Que dire lorsqu'il s'agit d'un musée qui détruit malencontreusement les oeuvres qu'il expose ?

Juillet 2006. L'exemple qui est arrivé au musée Georges Pompidou à Paris n'est probablement pas un cas isolé, mais il a marqué les esprits - notamment des américains, puisque ce ne sont pas moins de deux oeuvres d'artistes américains, qui avaient été prêtées au musée le temps de l'exposition "Los Angeles 1955-1985, naissance d'une capitale artistique", qui ont été détruites !

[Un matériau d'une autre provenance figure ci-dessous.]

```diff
diff --git a/real-time-video-quality-analysis_amd/csrc/vqa_kernels.hpp b/real-time-video-quality-analysis_amd/csrc/vqa_kernels.hpp
--- a/real-time-video-quality-analysis_amd/csrc/vqa_kernels.hpp
+++ b/real-time-video-quality-analysis_amd/csrc/vqa_kernels.hpp
@@ -21,9 +21,9 @@
 #endif
 }
 
-void launch_bgr2gray_hist(hipStream_t st, const uint8_t *bgr, int n, int h, int w, int64_t frame_stride,
-                          int64_t row_stride, uint8_t *gray, int gp, int64_t plane_stride, vqa_frame_metrics *res,
-                          bool gray_hist, bool color_hist, bool sum2);
+void launch_bgr2gray_hist(hipStream_t st, const uint8_t *bgr, const uint8_t *prev0, int n, int h, int w,
+                          int64_t frame_stride, int64_t row_stride, uint8_t *gray, int gp, int64_t plane_stride,
+                          vqa_frame_metrics *res, bool gray_hist, bool color_hist, bool sum2);
 void launch_resize_planes(hipStream_t st, const uint8_t *bgr, int n, int h, int w, int64_t frame_stride,
                           int64_t row_stride, int rw, int rh, const int32_t *xofs, const int32_t *xa,
                           const int32_t *yofs, const int32_t *yb, int mode, uint8_t *planeA, uint8_t *planeB, int pp,
```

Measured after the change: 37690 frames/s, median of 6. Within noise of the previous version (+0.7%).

Le LACMA (Los Angeles Country Museum of Art) doit regretter le prêt de l'oeuvre en laque acrylique sur plexiglas  Untitled Wall Relief (1969) de Craig Kauffman : elle est tout simplement tombé du mur où elle était accrochée, et elle s'est brisée, la veille de la clotûre de l'exposition ! Quand on pense que cette oeuvre avait résisté à quelques tremblements de terre...

Même constat pour la galerie Franklin Parrasch de New York dont la colonne en résine noire Untitled (1971) de Peter Alexander s'est décrochée et cassée la veille du vernissage de l'exposition (il ne restera à la gallerie plus que ce superbe Cobalt Wedge !).

Une troisième oeuvre, une peinture de Robert Irwin prêté par la fondation Eli Broad, avait déjà été endommagée puis réparée en mars.

Un critique américain se demande même si un grand musée a déjà commis autant d'impairs pour une seule et même exposition... D'autre part, la LACMA demande le remboursement à valeur marchande de l'oeuvre de Kauffman (70 000 $) et cherche à déterminer les responsabilités avec le musée français. L'oeuvre d'Alexander est elle estimée à 28 000 $.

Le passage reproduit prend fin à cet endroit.